Guilty of silence?

India has lost its moral voice
Meenakshi Ganguly
The US has backed India’s candidacy for a permanent seat on the United Nations Security Council. The enormity of such a responsibility will be apparent sooner though, since India is scheduled to serve a two-year term on the Security Council starting next year. There will be some hard decisions: whether a leader implicated in crimes against humanity must face an international criminal court; whether a government should be investigated for violations of laws of war; whether the UN should intervene if tens of thousands are at risk of being killed in ethnic clashes.
All these choices will be measured against India’s own strategic and trading interests.
As a far less powerful nation in the past, India was able to take some strong moral positions. It provided sanctuary to the Dalai Lama and his followers fleeing Tibet, supported people’s movements for democracy in Nepal and Bangladesh, and spoke out stridently against apartheid in South Africa. But that has now changed in favour of a policy of non-interference.
Even as US President Barack Obama celebrated India’s emergence as a global power, he noted, in his November 8 speech to parliamentarians, India’s responsibility to promote human rights abroad. “Speaking up for those who cannot do so for themselves is not interfering in the affairs of other countries”, Mr Obama said. “It is staying true to our democratic principles.” A government spokesperson reportedly responded that “India has and will always decide its position on issues keeping in mind national interest, the situation in the region or specific strategic and economic compulsions”.
As of course it should. But India has to be careful. Short-term economic or strategic gains need to be weighed against appalling human suffering or the creation of fault lines for which history will hold India to account.
For instance, India has moved from dismay when Burmese democracy leader Aung San Su Kyi was imprisoned two decades ago after winning an election, to needing now to be reminded by Mr Obama that it is “unacceptable to hold the aspirations of an entire people hostage to the greed and paranoia of a bankrupt regime”. That is because India is now ignominiously in the company of countries such as Zimbabwe, Libya and North Korea in opposing UN resolutions to protect human rights in Burma. Does India really want to belong to this club?
A number of Indian analysts contend that the Western style “megaphone” diplomacy has failed in Burma. However, India’s recent hands-off policy has not produced results either.
Perhaps, innovative thinking is needed to bring genuine change. As India takes its seat on the Security Council, it should work toward more effective interventions. But, it cannot lose sight of the broader goal, which is protecting and promoting the human rights, peace and security of all.

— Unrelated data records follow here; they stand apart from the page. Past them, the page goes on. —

template <class C>
__device__ __forceinline__ void eng_poller_main(const EngArgs& a, const EngLds& L, const EngSlice& S, int epoch, int step, int wg, int lane) {
    using SH = typename C::SH;
    using P1 = typename SH::P1;
    using P4 = typename SH::P4;
    using P5 = typename SH::P5;
    using P6 = typename SH::P6;
    constexpr int FMT = C::FMT, GQ = C::GQ, HD = C::HD, NWV = C::NWV;
    constexpr bool XMAP = C::XMAP, DBG = C::DBG;
    constexpr int ND = C::DIM / 256, NQD = C::QD / 256, NF = C::FFN / 256;
    constexpr int XCH = C::XCH, hd = HD, hd_log2 = HD == 128 ? 7 : 6;
    bool dead = false;
    const bool has1 = XMAP ? true : wg * P1::spg < P1::total, has4 = wg * P4::spg < P4::total, has5 = wg * P5::spg < P5::total, has6 = wg * P6::spg < P6::total;
    constexpr int PW = eng_poller_role<NWV>();
    constexpr int NCW1 = ENG_P1_SHARE ? NWV : NWV - 1, S1 = c_maxs<P1, NCW1>(), NWP1 = P1::spg < NCW1 ? P1::spg : NCW1;
    constexpr bool P1_SHARE = ENG_P1_SHARE && P1::spg >= NWV;
    const float qb1 = S.j1 == 0 ? a.qbias[0] : (S.j1 == 1 ? a.qbias[1] : a.qbias[2]);
    const int row0_1 = S.s1 * P1::RPS;
    MvRegs<false, S1> r1;
    auto mat1 = [&](int l) {
        return L.lay[l].m[S.j1];
    };
    if (P1_SHARE) mv_prefetch<P1, NCW1, FMT, S1>(mat1(0), mat1(0), S.s1, PW, lane, S.M1, r1);
    EngAttnState<C> T;
#pragma unroll
    for (int u = 0; u < EngAttnState<C>::U; u++) T.kk[u] = T.vv[u] = u32x4{0, 0, 0, 0};
    eng_attn_rope<C>(a, S, lane, T);
    if (S.has_unit && !S.empty) eng_attn_issue<C>(a, L.lay[0], S, PW, lane, T, 0);
    int sw[4] = {0, 0, 0, 0};
    int swt[6] = {0, 0, 0, 0, 0, 0};
    for (int l = 0; l < a.n_layer; l++) {
        const EngLayer& ly = L.lay[l];
        const uint32_t gen = (uint32_t)epoch * (uint32_t)a.n_layer + (uint32_t)l, tag = gen & 0xffffu;
        if (S.has_unit && !S.empty) eng_attn_normw<C>(ly, PW, lane, T);
        MvPhase<C, P1, NCW1, S1> w1;
        if (P1_SHARE) w1.ahead(qb1, 0.f, PW, lane, r1, L.q1tab);
        ENG_STAMP(0, 0);
        ENG_PRIO_UP();
        if (has1 || has4) {
            if (l == 0) {
                const uint16_t* x0 = a.x_in;
                if (!x0) {
                    int tok = a.d_state[0];
                    if (step > 0) {
                        const __amdgpu_buffer_rsrc_t rt = eng_rsrc(a.xch + C::tokg, 8u);
                        for (int spins = 0;; spins++) {
                            const u32x2 g = __builtin_bit_cast(u32x2, __builtin_amdgcn_raw_buffer_load_b64(rt, 0, 0, 16 ));
                            if (g.y == (uint32_t)epoch) {
// ... 47 lines not shown
                for (int r = 0; r < NLQ; r++) g[r] = __builtin_bit_cast(u32x4, __builtin_amdgcn_raw_buffer_load_b128(rs, (q_src + 4 * (r * 64 + lane)) * 4, 0, 16));
                gk = __builtin_bit_cast(u32x4, __builtin_amdgcn_raw_buffer_load_b128(rs, (kv_in ? kv_src : 0) * 4, 0, 16));
#pragma unroll
                for (int r = 0; r < NLQ; r++) bad = (4 * (r * 64 + lane) < GQ * hd) ? tags_bad(g[r], tagw, bad) : bad;
                bad = kv_in ? tags_bad(gk, tagw, bad) : bad;
                if (all_good(bad)) {
                    swt[1] += spins + 1;
                    break;
                }
                if (dead || spins > ENG_SPIN_MAX) {
                    if (!dead && lane == 0) atomicOr(a.ws + 1, 2);
                    dead = true;
                    break;
                }
                __builtin_amdgcn_s_sleep(1);
            }
#pragma unroll
            for (int r = 0; r < NLQ; r++) {
                const int e0 = 4 * (r * 64 + lane);
                if (e0 < GQ * hd) *reinterpret_cast<u32x2*>(L.qraw + e0) = u32x2{(g[r].x & 0xffffu) | (g[r].y << 16), (g[r].z & 0xffffu) | (g[r].w << 16)};
            }
            if (kv_in) *reinterpret_cast<u32x2*>(L.kraw + e_kv) = u32x2{(gk.x & 0xffffu) | (gk.y << 16), (gk.z & 0xffffu) | (gk.w << 16)};
            ENG_STAMP(0, 2);
            if (P1_SHARE) {
                const int ln = l + 1 < a.n_layer ? l + 1 : l;
                mv_prefetch<P1, NCW1, FMT, S1>(mat1(ln), mat1(ln), S.s1, PW, lane, S.M1, r1);
            }
            eng_attn_phase<C>(a, L, S, ly, gen, tag, PW, lane, T, l, wg);
            if (!S.empty) eng_attn_issue<C>(a, L.lay[l + 1 < a.n_layer ? l + 1 : l], S, PW, lane, T, 0);
        } else if (P1_SHARE) {
            const int ln = l + 1 < a.n_layer ? l + 1 : l;
            mv_prefetch<P1, NCW1, FMT, S1>(mat1(ln), mat1(ln), S.s1, PW, lane, S.M1, r1);
        }
        ENG_STAMP(0, 3);
        if (S.has_merge) {
            constexpr int ME = C::ME, NLM = C::NLM, MAXSP = KF_ATTN_MAX_SPLITS;
            const int nsp = S.nsp, h = S.me0 >> hd_log2, dd = S.me0 & (hd - 1);
            const unsigned long long* hbase = XMAP ? eng_lpart<C>(a, S.xcc) + (size_t)h * C::PSH : reinterpret_cast<const unsigned long long*>(a.xch + C::part) + (size_t)h * C::PSH;
            const __amdgpu_buffer_rsrc_t rs_o = eng_rsrc(hbase + (size_t)(dd / ME) * (MAXSP * ME * 2), (uint32_t)(MAXSP * ME * 2) * 8u);
            const __amdgpu_buffer_rsrc_t rs_ml = eng_rsrc(hbase + (size_t)hd * MAXSP * 2, (uint32_t)MAXSP * 32u);
            const int cnt = nsp * ME;
            u32x4 go[NLM], gm0, gm1;
            const bool mine = lane < nsp;
            eng_wait_pub(nullptr, 0, a.delay[2], dead);
            ENG_STAMP(0, 9);
            ENG_PRIO_UP();
            int msw = 0;
            for (int spins = 0;; spins++) {
                uint32_t bad = 0;
                msw = spins + 1;
#pragma unroll
                for (int r = 0; r < NLM; r++) go[r] = __builtin_bit_cast(u32x4, __builtin_amdgcn_raw_buffer_load_b128(rs_o, (r * 64 + lane) * 16, 0, 16 ));
                gm0 = __builtin_bit_cast(u32x4, __builtin_amdgcn_raw_buffer_load_b128(rs_ml, (mine ? lane : 0) * 32, 0, 16));
                gm1 = __builtin_bit_cast(u32x4, __builtin_amdgcn_raw_buffer_load_b128(rs_ml, (mine ? lane : 0) * 32 + 16, 0, 16));
#pragma unroll
                for (int r = 0; r < NLM; r++) bad |= (r * 64 + lane) < cnt ? ((go[r].y ^ gen) | (go[r].w ^ gen)) : 0u;
                bad |= mine ? ((gm0.y ^ gen) | (gm0.w ^ gen) | (gm1.y ^ gen)) : 0u;
                if (all_good(bad)) break;
                if (dead || spins > ENG_SPIN_MAX) {
                    if (!dead && lane == 0) atomicOr(a.ws + 1, 4);
                    dead = true;
                    break;
                }
                __builtin_amdgcn_s_sleep(1);
            }
            ENG_STAMP(0, 11);
            swt[2] += msw;
            if (DBG && wg == a.dbg_wg && lane == 0) a.dbg[((size_t)l * 2) * 16 + 10] = (unsigned long long)msw;
#pragma unroll
            for (int r = 0; r < NLM; r++) {
                const int vi = r * 64 + lane;
                if (vi < MAXSP * ME) {
                    const int sp = vi / ME, e = vi - sp * ME;
                    L.msc[e * MAXSP + sp] = vi < cnt ? __builtin_bit_cast(double, ((unsigned long long)go[r].z << 32) | go[r].x) : 0.0;
                }
            }
            const float ms = mine ? __uint_as_float(gm0.x) : -__builtin_inff();
            const double ls = mine ? __builtin_bit_cast(double, ((unsigned long long)gm1.x << 32) | gm0.z) : 0.0;
            const float Mx = wave_max(ms);
            const int sh = canon_shift(ms - Mx);
            const double Lt = wave_sum_f64_fast(ldexp_d(ls, sh));
            int* shl = reinterpret_cast<int*>(L.msc + ME * MAXSP + 32);
            if (lane < MAXSP) shl[lane] = sh;
            double o = 0.0;
            {
                constexpr int QS = MAXSP / 4;
                const int e = (4 * ME <= 64) ? (lane >> 2) : lane, qq = (4 * ME <= 64) ? (lane & 3) : 0;
                const bool on = e < ME;
                const double* mv = L.msc + (on ? e : 0) * MAXSP + qq * QS;
                const int* sv = shl + qq * QS;
                if (4 * ME <= 64) {
#pragma unroll
                    for (int k = 0; k < QS; k++) o += ldexp_d(mv[k], sv[k]);
                    o += dpp_d<0xB1>(o);
                    o += dpp_d<0x4E>(o);
                } else {
#pragma unroll
                    for (int k = 0; k < MAXSP; k++) o += ldexp_d(mv[k], shl[k]);
                }
            }
            const uint32_t gr = (tag << 16) | (uint32_t)f2bf((float)(o / Lt));
            const bool holder = (4 * ME <= 64) ? ((lane & 3) == 0 && (lane >> 2) < ME) : (lane < ME);
            const int he = (4 * ME <= 64) ? (lane >> 2) : lane;
            uint32_t* const ao_dst = a.xch + C::ao + (XMAP ? S.h0 * hd : 0) + S.me0;
            if (ME >= 4) {
                uint32_t* mo = reinterpret_cast<uint32_t*>(L.msc + ME * MAXSP);
                if (holder) mo[he] = gr;
                if (4 * lane < ME) __builtin_amdgcn_raw_buffer_store_b128(*reinterpret_cast<const u32x4*>(mo + 4 * lane), eng_rsrc(ao_dst, (uint32_t)ME * 4u), lane * 16, 0, 16 );
            } else if (holder) {
                __hip_atomic_store(ao_dst + he, gr, __ATOMIC_RELAXED, __HIP_MEMORY_SCOPE_AGENT);
            }
            ENG_PRIO_DOWN();
        }
        ENG_STAMP(0, 4);
        if (ENG_COOP) {
            if (has4) eng_wait_pub(nullptr, 0, a.delay[3], dead);
            __syncthreads();
            if (has4) eng_poll_stage_part<XCH, NQD, P4::nBlk, NWV, C::F32X>(a.xch + C::ao, tag, L.xs[1], PW, lane, a.ws, dead, &sw[1]);
        } else if (has4) {
            eng_poll_stage<XCH, NQD, P4::nBlk, false, false, C::F32X>(a.xch + C::ao, nullptr, tag, nullptr, 0.f, L.xs[1], nullptr, lane, a.ws, dead, &sw[1], nullptr, 0, a.delay[3]);
        }
        ENG_STAMP(0, 5);
        __syncthreads();
        ENG_PRIO_UP();
        if (has5 || has6)
            eng_poll_stage<XCH, ND, P5::nBlk, true, false, C::F32X>(a.xch + C::xB, nullptr, tag, ly.norm_post, a.eps, L.xs[0], L.xrawB, lane, a.ws, dead, &sw[2], has4 ? L.pub + 1 : nullptr, l + 1,
                                                           a.delay[4]);
        ENG_PRIO_DOWN();
        ENG_STAMP(0, 6);
        __syncthreads();
        if (ENG_COOP) {
            if (has6) eng_wait_pub(has5 ? L.pub + 2 : nullptr, l + 1, a.delay[5], dead);
            __syncthreads();
            if (has6) eng_poll_stage_part<XCH, NF, P6::nBlk, NWV, C::F32X>(a.xch + C::act, tag, L.xs[1], PW, lane, a.ws, dead, &sw[3]);
        } else if (has6) {
            eng_poll_stage<XCH, NF, P6::nBlk, false, false, C::F32X>(a.xch + C::act, nullptr, tag, nullptr, 0.f, L.xs[1], nullptr, lane, a.ws, dead, &sw[3], has5 ? L.pub + 2 : nullptr, l + 1, a.delay[5]);
        }
        ENG_STAMP(0, 7);
        swt[0] += sw[0], swt[3] += sw[1], swt[4] += sw[2], swt[5] += sw[3];
        if (DBG && wg == a.dbg_wg && lane == 0)
            a.dbg[((size_t)l * 2) * 16 + 8] = (unsigned long long)sw[0] | ((unsigned long long)sw[1] << 16) | ((unsigned long long)sw[2] << 32) | ((unsigned long long)sw[3] << 48);
        __syncthreads();
    }
    if (wg == 0 && lane == 0) {
#pragma unroll
        for (int i = 0; i < 6; i++) atomicAdd(a.ws + 8 + i, swt[i]);
        atomicAdd(a.ws + 14, a.n_layer);
    }
}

— Meenakshi Ganguly is South Asia director at Human Rights Watch

National interest comes first
Sidharth Nath Singh

The visit of US President Barack Obama to India has been largely well received. The three-day romance of the President and First Lady Michelle Obama with India dispelled many misgivings on the strategic Indo-US roadmap set by then Prime Minister Atal Behari Vajpayee with his counterpart, President Bill Clinton. In fact, an eloquent Mr Obama encapsulated the vision and foundation laid by the Vajpayee government for a defining Indo-US relationship in the 21st century.

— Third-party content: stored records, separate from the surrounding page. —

## Shrink cls_front LDS footprint to fit two workgroups per CU

Reorganizes the classifier front kernel's shared-memory map so regions alias (input/pool/T2 share one region, stem output and T1 share another) and the pool row pitch shrinks from 64 to 48 bytes. Stage-3 depthwise weights are no longer kept resident in LDS; each ROI prefetches them into registers and writes them into temporarily free scratch space. Static asserts keep total LDS under 80 KB so two 512-thread workgroups can co-reside per CU, with launch bounds raised to match. The cost is per-ROI re-zeroing and reloading of those weights, higher register pressure, and more fragile aliasing.

```diff
diff --git a/yolo-litepi_amd/csrc/classifier.cpp b/yolo-litepi_amd/csrc/classifier.cpp
--- a/yolo-litepi_amd/csrc/classifier.cpp
+++ b/yolo-litepi_amd/csrc/classifier.cpp
@@ -319,7 +319,7 @@
     fa.s30 = s2w(fused_s2_[1]);
     P0();
     launch_cls_front(fa, maxR_, st);
-    P1("cls_front", "conv1..stage3.0", 2.0 * (0.66e6 + 2.10e6 + 0.60e6), 12288.0 + 8192.0);
+    P1("cls_front", "conv1..stage3.0", 2.0 * (0.66e6 + 2.10e6 + 0.60e6), 12288.0 + 10240.0 + 8192.0);
     ClsBackArgs ba;
     memset(&ba, 0, sizeof(ba));
     ba.in = a_x3_.p; ba.m_dyn = d_R;
diff --git a/yolo-litepi_amd/csrc/cls_net.hip b/yolo-litepi_amd/csrc/cls_net.hip
--- a/yolo-litepi_amd/csrc/cls_net.hip
+++ b/yolo-litepi_amd/csrc/cls_net.hip
@@ -218,36 +218,42 @@
 }
 
 #define CF_IN 16
-#define CF_RA 12352
-#define CF_POOL (CF_RA + 49152)
-#define CF_X2 (CF_POOL + 16384)
+#define CF_R0SZ 14336
+#define CF_R1 CF_R0SZ
+#define CF_R1SZ 39936
+#define CF_X2 (CF_R1 + CF_R1SZ)
 #define CF_LDS (CF_X2 + 17408)
 #define CF_DW (10 * 64 * 4)
 #define CF_BI (3 * 2 * 64 * 4)
-#define CF_S2 ((10 * 24 + 10 * 64 + 10 * 128 + 10 * 128) * 4)
-#define CF_POOLROW 64
+#define CF_S2 ((10 * 24 + 10 * 64) * 4)
+#define CF_S3SET (10 * 128 * 4)
+#define CF_POOLROW 48
 #define CF_T1ROW 144
 #define CF_X2ROW 272
 #define CF_X3ROW 528
-
-__global__ __launch_bounds__(CN_THREADS) void cls_front_kernel(const ClsFrontArgs a) {
+#define CF_SA (64 * CF_T1ROW)
+#define CF_SB (CF_R1 + 96 * CF_X2ROW + 16 * CF_X3ROW)
+static_assert(CF_IN + 12288 + 16 <= CF_R0SZ && 256 * CF_POOLROW <= CF_R0SZ && CF_SA + CF_S3SET <= CF_R0SZ, "cls_front R0");
+static_assert(256 * CF_T1ROW + 64 * CF_POOLROW <= CF_R1SZ && CF_SB + CF_S3SET <= CF_R1 + CF_R1SZ, "cls_front R1");
+static_assert(32 * 32 * 48 <= CF_R1SZ + 17408, "STEM must fit R1 + R2");
+static_assert(CF_LDS + CF_DW + CF_BI + CF_S2 <= 81920, "cls_front: two workgroups per CU need <= 80 KB of LDS each");
+
+__global__ __launch_bounds__(CN_THREADS, 4) void cls_front_kernel(const ClsFrontArgs a) {
   extern __shared__ __attribute__((aligned(16))) char smem[];
   const int tid0 = threadIdx.x, lane0 = tid0 & 63;
   const int R = *a.m_dyn;
   if ((int)blockIdx.x >= R) return;
   char* IN = smem + CF_IN;
-  char* RA = smem + CF_RA;
-  char* POOL = smem + CF_POOL;
+  char* R1 = smem + CF_R1;
+  char* POOL = smem;
   char* X2 = smem + CF_X2;
   char* T2 = smem;
-  for (int i = tid0; i < 64 * CF_X2ROW / 16; i += CN_THREADS) *reinterpret_cast<u32x4*>(X2 + i * 16) = u32x4{0u, 0u, 0u, 0u};
-  if (tid0 < 2) *reinterpret_cast<u32x4*>(smem + (tid0 ? CF_IN + 12288 : 0)) = u32x4{0u, 0u, 0u, 0u};
   stage_biases<BFP2, 3>(reinterpret_cast<float*>(smem + CF_LDS + CF_DW), a.s2, tid0);
   float* S2P = reinterpret_cast<float*>(smem + CF_LDS + CF_DW + CF_BI);
   stage_dw<24>(S2P, a.s20.dw1, a.s20.dw1b, tid0);
   stage_dw<64>(S2P + 240, a.s20.dw2, a.s20.dw2b, tid0);
-  stage_dw<128>(S2P + 240 + 640, a.s30.dw1, a.s30.dw1b, tid0);
-  stage_dw<128>(S2P + 240 + 640 + 1280, a.s30.dw2, a.s30.dw2b, tid0);
+  const float* SA = reinterpret_cast<const float*>(smem + CF_SA);
+  const float* SB = reinterpret_cast<const float*>(smem + CF_SB);
   const half8 sa0 = __builtin_bit_cast(half8, a.stem_w[lane0]), sa1 = __builtin_bit_cast(half8, a.stem_w[64 + lane0]);
 
   for (int r = blockIdx.x; r < R; r += gridDim.x) {
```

However, Mr Obama’s remark on India’s silence on Burma’s undemocratic process has not gone down well in India. No sovereign state can be comfortable being preached about their internal and external strategic policies. The discomfort is more when the preacher has a track record of engaging with autocrats and dictators — the US has supported and engaged with many Pakistani generals, from Yahya Khan to Pervez Musharraf; it supported Argentine military rulers (1976-83) when thousands disappeared during the junta’s brutal rule; it supported Augusto Pinochet in Chile, whose regime killed, detained and tortured thousands in the 1970s-80s; it engaged with Cuba’s military dictator Fulgencio Batista and, not to be forgotten, US was one of the three countries who gave recognition to the Taliban when they came to power in 1996. The US government’s justification for all its actions has always been — we do what is in our national interest.

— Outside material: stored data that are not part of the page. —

# Y-Claw/Multilevel-GNN

Measured on AMD Instinct MI355X. Metric: graphs/sec fwd+bwd, 3-level GNN on 10k-node d=128 synthetic; HBM GB/s %peak, higher is better.
Workload: dtype f32; 1 GPU; configs[1]: ER graphs N=10000 E=160000 x64 per GPU, d=128, 3 GENConv(softmax, res+, LayerNorm) + projection pooling G=25000 k=2 + DiffPool 146->37->10, fp32; step = CSR build (of the next batch, on a second stream) + fwd + bwd + grad all-reduce + Adam; graphs_per_gpu=64, global_batch=64, parallelism=dp1, world_size=1, allreduce_bytes=1429768

## Files before the change

multilevel-gnn_amd/csrc/densesage.hip:

```cpp
#include "common.h"
#include "launch.h"
#include "mlgnn.h"
#include "tile_gemm.h"

namespace mlgnn {

constexpr int kDsMaxN = 160, kDsMaxC = 128, kDsMaxO = 64, kDsMaxNAdj = 48;
constexpr int kDsBlock = 1024, kDsWaves = kDsBlock / kWave;
constexpr int kDsSO = kDsMaxO + 1;
constexpr float kDsNormEps = 1e-12f;

struct DsArgs {
  const void* x; const void* adj; const void* w_rel; const void* w_root; const float* bias;
  const void* gy; const void* y; const float* rinv_in;
  void* y_out; float* rinv; void* gx; void* gadj; float* ws;
  int n; int C; int O; int adj_batched; int normalize; int ws_cols;
};

template <typename AB>
__device__ __forceinline__ void ds_degrees(const AB ab, int n, float* deg, float* raw) {
  const int lane = threadIdx.x & (kWave - 1), wave = threadIdx.x / kWave;
  for (int r = wave; r < n; r += kDsWaves) {
    float s = 0.f;
    for (int j = lane; j < n; j += kWave) s += ab[(size_t)r * n + j];
#pragma unroll
    for (int off = 32; off > 0; off >>= 1) s += __shfl_xor(s, off);
    if (lane == 0) {
      if (raw) raw[r] = s;
      deg[r] = fmaxf(s, 1.0f);
    }
  }
}

struct DsLds { int so, sx, np; };
__host__ __device__ inline DsLds ds_lds(int n, int C, int O) {
  DsLds l;
  l.np = (n + 15) & ~15;
  l.so = ((O + 15) & ~15) + 1;
  l.sx = C + 1 + (C & 1);
  return l;
}
inline size_t ds_fwd_lds_bytes(int n, int C, int O) {
  const DsLds l = ds_lds(n, C, O);
  return ((size_t)l.np * l.so + (size_t)l.np * l.sx + l.np) * 4;
}
inline size_t ds_bwd_lds_bytes(int n, int C, int O, bool adj_grad) {
  const DsLds l = ds_lds(n, C, O);
  size_t f = (size_t)2 * l.np * l.so + 2 * l.np;
  if (adj_grad) f += (size_t)l.np * l.so + (size_t)l.np * (l.np + 1);
  return f * 4;
}

template <typename T>
__global__ __launch_bounds__(kDsBlock) void dense_sage_fwd_kernel(const DsArgs p) {
  extern __shared__ __attribute__((aligned(16))) float ds_smem[];
  const int b = blockIdx.x, tid = threadIdx.x;
  const int lane = tid & (kWave - 1), wave = tid / kWave;
  const int n = p.n, C = p.C, O = p.O;
  const DsLds L = ds_lds(n, C, O);
  const int SO = L.so, SX = L.sx;
  float* Pm_ = ds_smem;
  float* Xm_ = Pm_ + (size_t)L.np * SO;
  float* deg = Xm_ + (size_t)L.np * SX;
#define P(r, c) Pm_[(r) * SO + (c)]
#define X(r, c) Xm_[(r) * SX + (c)]
  const StoredIn<T> xb{static_cast<const T*>(p.x) + (size_t)b * n * C};
  const StoredIn<T> ab{static_cast<const T*>(p.adj) + (p.adj_batched ? (size_t)b * n * n : 0)};
  const StoredIn<T> w_rel{static_cast<const T*>(p.w_rel)}, w_root{static_cast<const T*>(p.w_root)};
  const int NP = (n + 15) & ~15, OP = (O + 15) & ~15;
  const int Nt = NP / 16, Ot = OP / 16;
  const int l15 = lane & 15, lq = lane >> 4;

  ds_degrees(ab, n, deg, nullptr);
  for (int idx = tid; idx < NP * C; idx += kDsBlock) {
    const int r = idx / C, c = idx % C;
    X(r, c) = r < n ? xb[idx] : 0.f;
  }
  __syncthreads();
  for (int t = wave; t < Nt * Ot; t += kDsWaves) {
    const int i0 = (t / Ot) * 16, j0 = (t % Ot) * 16;
    const f32x4 acc = tile_gemm(C,
        [&](int i, int k) { return k < C ? X(i0 + i, k) : 0.f; },
        [&](int k, int j) { return (j0 + j < O && k < C) ? w_rel[(size_t)(j0 + j) * C + k] : 0.f; });
#pragma unroll
    for (int r = 0; r < 4; ++r) P(i0 + lq * 4 + r, j0 + l15) = acc[r];
  }
  __syncthreads();
  f32x4 keep[(kDsMaxN / 16) * (kDsMaxO / 16) / kDsWaves + 1];
  int nk = 0;
  for (int t = wave; t < Nt * Ot; t += kDsWaves, ++nk) {
    const int i0 = (t / Ot) * 16, j0 = (t % Ot) * 16;
    f32x4 acc = tile_gemm(n,
        [&](int i, int k) { return (i0 + i < n && k < n) ? ab[(size_t)(i0 + i) * n + k] : 0.f; },
        [&](int k, int j) { return k < n ? P(k, j0 + j) : 0.f; });
    const f32x4 root = tile_gemm(C,
        [&](int i, int k) { return k < C ? X(i0 + i, k) : 0.f; },
        [&](int k, int j) { return (j0 + j < O && k < C) ? w_root[(size_t)(j0 + j) * C + k] : 0.f; });
    const float bj = (p.bias && j0 + l15 < O) ? p.bias[j0 + l15] : 0.f;
#pragma unroll
    for (int r = 0; r < 4; ++r) {
      const int row = i0 + lq * 4 + r;
      acc[r] = acc[r] / deg[min(row, n - 1)] + root[r] + bj;
    }
    keep[nk] = acc;
  }
  __syncthreads();
  nk = 0;
  for (int t = wave; t < Nt * Ot; t += kDsWaves, ++nk) {
    const int i0 = (t / Ot) * 16, j0 = (t % Ot) * 16;
#pragma unroll
    for (int r = 0; r < 4; ++r) P(i0 + lq * 4 + r, j0 + l15) = keep[nk][r];
  }
  __syncthreads();
  for (int r = wave; r < n; r += kDsWaves) {
    const float v = lane < O ? P(r, lane) : 0.f;
    float ss = v * v;
#pragma unroll
    for (int off = 32; off > 0; off >>= 1) ss += __shfl_xor(ss, off);
    const float ri = p.normalize ? 1.0f / fmaxf(sqrtf(ss), kDsNormEps) : 1.0f;
    if (lane < O) stored_write<T>(p.y_out, ((size_t)b * n + r) * O + lane, v * ri);
    if (lane == 0) p.rinv[(size_t)b * n + r] = ri;
  }
}
#undef P
#undef X
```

President Obama’s idea of democracy in Burma is intertwined with America’s self-image, and is a foreign policy tool. The obsession of successive US administrations with “promoting democracy” has damaged the US’ reputation because of a history of American military intervention and pursuit of US interests.
The US has strategic interest in Burma, perhaps due to China accessing Burma’s gas fields and growth in that region. Given all this, it is important that New Delhi doesn’t fall for the bait which many have described as a quid pro quo for endorsement of a permanent seat at the UNSC.
India’s dynamics with Burma are not only strategic but historical, ethnic, cultural and religious. India shares with Burma 1,600 kms of land border and maritime boundary in the Bay of Bengal. Burma plays a vital security stabiliser in the insurgency-ridden Northeast and the military junta has in the past taken action against insurgents on the advice of India. With aggressive China and their large financial involvement in building infrastructure in Burma, India cannot look the other way and give space to China. It is important that India’s engagement with Burma increases manifold.
On a positive note, for the first time in five decades a parliamentary system in Burma, though it may be flawed, has made a beginning. It may or may not bring immediate change but some political space for civilians will be created.